The first pudding I made this year is a cook's illustrated recipe which I cut down by half and did some substitutions on after Thanksgiving Dinner.

1 1/3 cups dark raisins (1/2 pound)
1 cup dried currents (5 ounces)
1 cup water
2 tablespoons dried orange and lemon peel
1/2 cup fresh whole wheat breadcrumbs
1/2 cup packed dark brown sugar
1/4 cup and 2 tablespoons unbleached all purpose flour
1 teaspoon fresh ground cinnamon
1 teaspoon ground ginger
1/4 teaspoon ground cloves
1/2 teaspoon table salt
1/4 pound cold unsalted butter (1 stick)
2 large eggs
1/4 cup amontillado
3 tablespoons good scotch (because I did not have brandy)

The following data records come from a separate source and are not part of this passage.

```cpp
struct KprnError { int code; std::string msg; };
#define HIP_TRY(expr)                                                                     \
  do {                                                                                    \
    hipError_t e__ = (expr);                                                              \
    if (e__ != hipSuccess)                                                                \
      throw KprnError{KPRN_E_DEVICE, std::string(#expr) + ": " + hipGetErrorString(e__)}; \
  } while (0)
#define KPRN_REQUIRE(cond, code, text) \
  do { if (!(cond)) throw KprnError{(code), std::string(text)}; } while (0)
// ... 123 lines not shown
  const int32_t* rows_view = nullptr; const int32_t* count_view = nullptr; const kprn_batch* view_batch = nullptr;
  bool pad_clean = false;
  bool dense_grads_clean = false;
  int64_t caught_serial = -1, caught_step = -1;
  int64_t grads_serial = -1;
  int64_t next_serial = 1;
  int loss_accumulate = 0;
  float* loss_partial = nullptr; int64_t loss_partial_cap = 0; int loss_pending = 0;
  float* loss_mirror = nullptr; int64_t loss_mirror_cap = 0; hipEvent_t ev_loss = nullptr;
  bool loss_early_armed = false; int loss_early_n = 0; int train_step_drain = 0;
  float* probs_mirror = nullptr; int64_t probs_mirror_cap = 0; float* sel_host_armed = nullptr;
  int32_t* dp_mark = nullptr;
  bool dp_fused_update = false, dp_union_pending = false;
  const void* dp_all = nullptr; int dp_world = 0, dp_cap = 0;
  void* dp_comm = nullptr; int dp_rank = 0, dp_nranks = 0;
  int32_t* dp_gather = nullptr; int64_t dp_gather_words = 0;
  bool dp_comm_stream_on = false, dp_begun = false;
  hipStream_t dp_comm_stream = nullptr; hipEvent_t ev_dp_packed = nullptr, ev_dp_gathered = nullptr;
  bool dp_dense_in_pack = false;
  bool dp_saved_dense_in_pack = false, dp_saved_fused_update = false;
  int32_t* pack_buf = nullptr; int64_t pack_cap = 0, pack_words = 0;

  float* d_loss = nullptr;
  float* d_norm2 = nullptr;
  int32_t* d_flag = nullptr;
  float* h_pinned = nullptr;

  Workspace ws;
  float* score_buf = nullptr;
  void* fused_state = nullptr;
  void* bf16_state = nullptr;
  void* bidx_scratch = nullptr; size_t bidx_scratch_bytes = 0;
  hipStream_t feed_stream = nullptr; hipEvent_t ev_feed_fork = nullptr;
  void* feed_scratch = nullptr; size_t feed_scratch_bytes = 0;
  int feed_build_host = 1;
  int feed_workers = 0, feed_threads = 0;
  void* feed_pool = nullptr;
  void* upload_pool = nullptr;
  hipStream_t upload_stream = nullptr;
  int impl = 0;
  int prefix_plan = 1;
  int score_overlap = 0;
  hipStream_t score_stream = nullptr;
  int side_stream_probes = 0;
  hipEvent_t ev_fork = nullptr, ev_score_done = nullptr;
  kprn_batch* dropin_slot[4] = {nullptr, nullptr, nullptr, nullptr};
  int dropin_next_train = 0, dropin_next_score = 0, dropin_last = 0;
  bool dropin_prev_waited = false, dropin_prev_waited_now = false; int inline_upload_side = 1;
  bool inline_side_ok = true;
  bool score_pending = false;
  int bf16_bptt_dxe = 8;
  int persist_layers = 1;
  bool small_tables_fwd = true;
  bool head_select = true;
  bool small_tables = true;
  float* lp_wot = nullptr; int64_t lp_wot_cap = 0;
  float* st_ctmp = nullptr; int64_t st_ctmp_cap = 0;
  bool bf16_small_tables = true;
  bool small_tiles_on = true;
  int tile_handover = 2; int* ho_fault = nullptr;
  bool adam_merged = true;
  bool bwd_pipe = true;
  int score_dual = 2;
  bool catchup_prefix = true;
  bool fused_small_tables = true;
  float score_split = 0.f;
  int score_rest_in_backward = 0;
  int score_rest_before_bptt = 0;
  hipStream_t rest_stream = nullptr; hipEvent_t ev_part1 = nullptr;
  void (*after_bptt_hook)(kprn_handle*) = nullptr;
  const kprn_batch* score_rest_batch = nullptr; int score_rest_cid = 1; int64_t score_rest_tile0 = 0;
  bool last_forward_side = false;
  bool score_on_main = false;
  const kprn_batch* pool_defer_batch = nullptr; int pool_defer_cid = 0;
  float* S2 = nullptr; float* sel2 = nullptr; int64_t cap_N2 = 0, cap_B2 = 0;
  int reserve_cus = 0;
  int32_t last_B = 0;
  float* board = nullptr; int64_t board_n = 0;
  hipEvent_t ev_put = nullptr; bool put_side = false;
  void* rank_buf = nullptr; size_t rank_buf_bytes = 0;
  int rank_sort_min = 512;
  void* rank_pin = nullptr; size_t rank_pin_bytes = 0, rank_pin_off[2] = {0, 0};
  void* explain_buf = nullptr; size_t explain_buf_bytes = 0;
  void* explain_pin = nullptr; size_t explain_pin_bytes = 0;
  std::vector<kprn_graph*> graphs;
  void* pf_buf = nullptr; size_t pf_buf_bytes = 0;
  std::vector<kprn_sampler*> samplers;
  void* ns_buf = nullptr; size_t ns_buf_bytes = 0;

  int deterministic = 0;
  DetScratch det_slab;
  float* det_seg = nullptr; int64_t det_seg_cap = 0;
  float dropout_p = 0.f;
  uint64_t dropout_seed = 0;
  uint32_t drop_draw = 0, drop_draw_cur = 0;
  bool drop_live = false;
  float* det_norm_part = nullptr;

  bool prof_on = false;

  std::string prof_filter;
  std::map<std::string, ProfEntry> prof;
  struct Pending { std::string name; hipEvent_t a, b;  int launches = 1; };
  std::vector<Pending> prof_pending;
  std::vector<hipEvent_t> event_pool;
};
// ... 429 lines not shown
```

### kprn_amd/csrc/lstm_fused_bwd.hip

```cpp
#include <string.h>

#include <memory>

#include "lstm_fused_common.h"

namespace fused {

struct BwdArgs {
  const int32_t* idx; int64_t N; int T, F, nT;
  const float *Wt, *We, *Wr; int dt, de, dr; int Vt, Vr;
  int L, layer;
  const float* WiT;
  const float* WoT;
  const float* save_frag;
  const float* dS;
  const float* wout_row;
  float* gWout_row; float* gbout_c;
  float* DX;
  float* DXe;
  int64_t Npad;
  float* gWi; float* gbi; float* gWo;
  float* gWt; float* gWe; float* gWr;
  float* part;
  unsigned long long* timing;
  int dbg;
  int64_t n_tiles;
  const int32_t* tile_k;
  float* PG;
  HoArgs ho;
  int small_lds;
  float* gG;
  unsigned* pipe_flag;
  int pipe;
};


constexpr int PART = 2 * 256 * 64 + 256;
constexpr int NS_ID = 16;
constexpr int PART_G = PART + 256 * NS_ID;
constexpr int LDD = 4 * DH + 4;
constexpr int DET_PG = 80, DET_SMALL = DET_PG + (KCAP + 1) * PFB, DET_STRIDE = DET_SMALL + 1024;

#ifdef KPRN_TIMING_PROBES
#define KPRN_PROBES_ON 1
#else
#define KPRN_PROBES_ON 0
#endif
#define TPROBE(slot)                                                                 \
  if (KPRN_PROBES_ON && a.timing) {                                                   \
    const unsigned long long now__ = __builtin_amdgcn_s_memtime();                    \
    tacc[slot] += now__ - tlast;                                                      \
    tlast = now__;                                                                    \
  }

struct Pre {
  f32x4 P[6];
  f32x4 up;
  f32x4 bin[4];
  f32x4 bhp[4];
};

__device__ __forceinline__ void gather_load_ident(const BwdArgs& a, const int t, const int32_t* ids, f32x4 (&v)[4]) {
  const int ch = threadIdx.x & 15, c0 = 4 * ch;
  const int32_t* p = ids + t * MT + (threadIdx.x >> 4);
  const float* eb = a.We - a.de + ((ch + 4) & 7) * 4;
#pragma unroll
  for (int k = 0; k < 4; ++k) {
    const f32x4 e = *(const f32x4*)(eb + (int64_t)p[IDS_PLANE<MT> + k * 16] * a.de);
    const int rel = p[2 * IDS_PLANE<MT> + k * 16] - 1, typ = a.Vr + p[k * 16] - 1;
    f32x4 oh;
#pragma unroll
    for (int i = 0; i < 4; ++i) oh[i] = (c0 + i == rel || c0 + i == typ) ? 1.f : 0.f;
    v[k] = (ch < 4) ? oh : ((ch < 12) ? e : f32x4{0.f, 0.f, 0.f, 0.f});
  }
}
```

I chopped the raisins and combined them with the currants in a large sauce pan with the water and covered it over high heat to bring to a boil. Then I reduced it to a simmer and stirred until nearly all the liquid had evaporated or been absorbed and then added in the lemon and orange peel. Then I put it in the window to cool.

Meanwhile I combined the breadcrumbs, brown sugar, flour, spices, and salt in my food processor. I processed it well so it was a nice homogeneous mixture without any lumps. Then I added the butter in large peices and pulsed until combined. I whisked the eggs until foamy and then beat in the sherry and scotch. Then I combined the crumb mixture and stirred it quite well and then added the cooked fruit once they were completely room temperature.

I greased a 1.5 L pyrex bowl quite well with vegetable shortening then poured in the mixture and covered with aluminum foil with a tight seal to the bowl. I placed this in my 10 quart stock pot on top of a burner grate to keep it off the bottom and an upside down plate over the top. Four liters of boiling water was added to the stock pot to bring it up about half way to the top of the bowl and then the lid put on and the burner put on high to bring it back to a boil as quickly as possible. Putting it on about the 1 or 1 1/2 mark on the burner seemed to keep it at a nice controlled simmer for the next three and a half hours. I turned it off and left it to cool overnight. The next day I unmolded the pudding onto more aluminum foil and wrapped it tightly. I left it out on the table for three days and have now put it in the refrigerator to save until a party or the Yule. It was not big enough to completely fill the 1.5 L pyrex bowl. Perhaps increasing the size of the recipe by 50% would be good.

So far so good. I think I will try one or two other recipes. I will try to adhear more closely to those recipes so I think that I shall sell something to get the money for a bottle of brandy.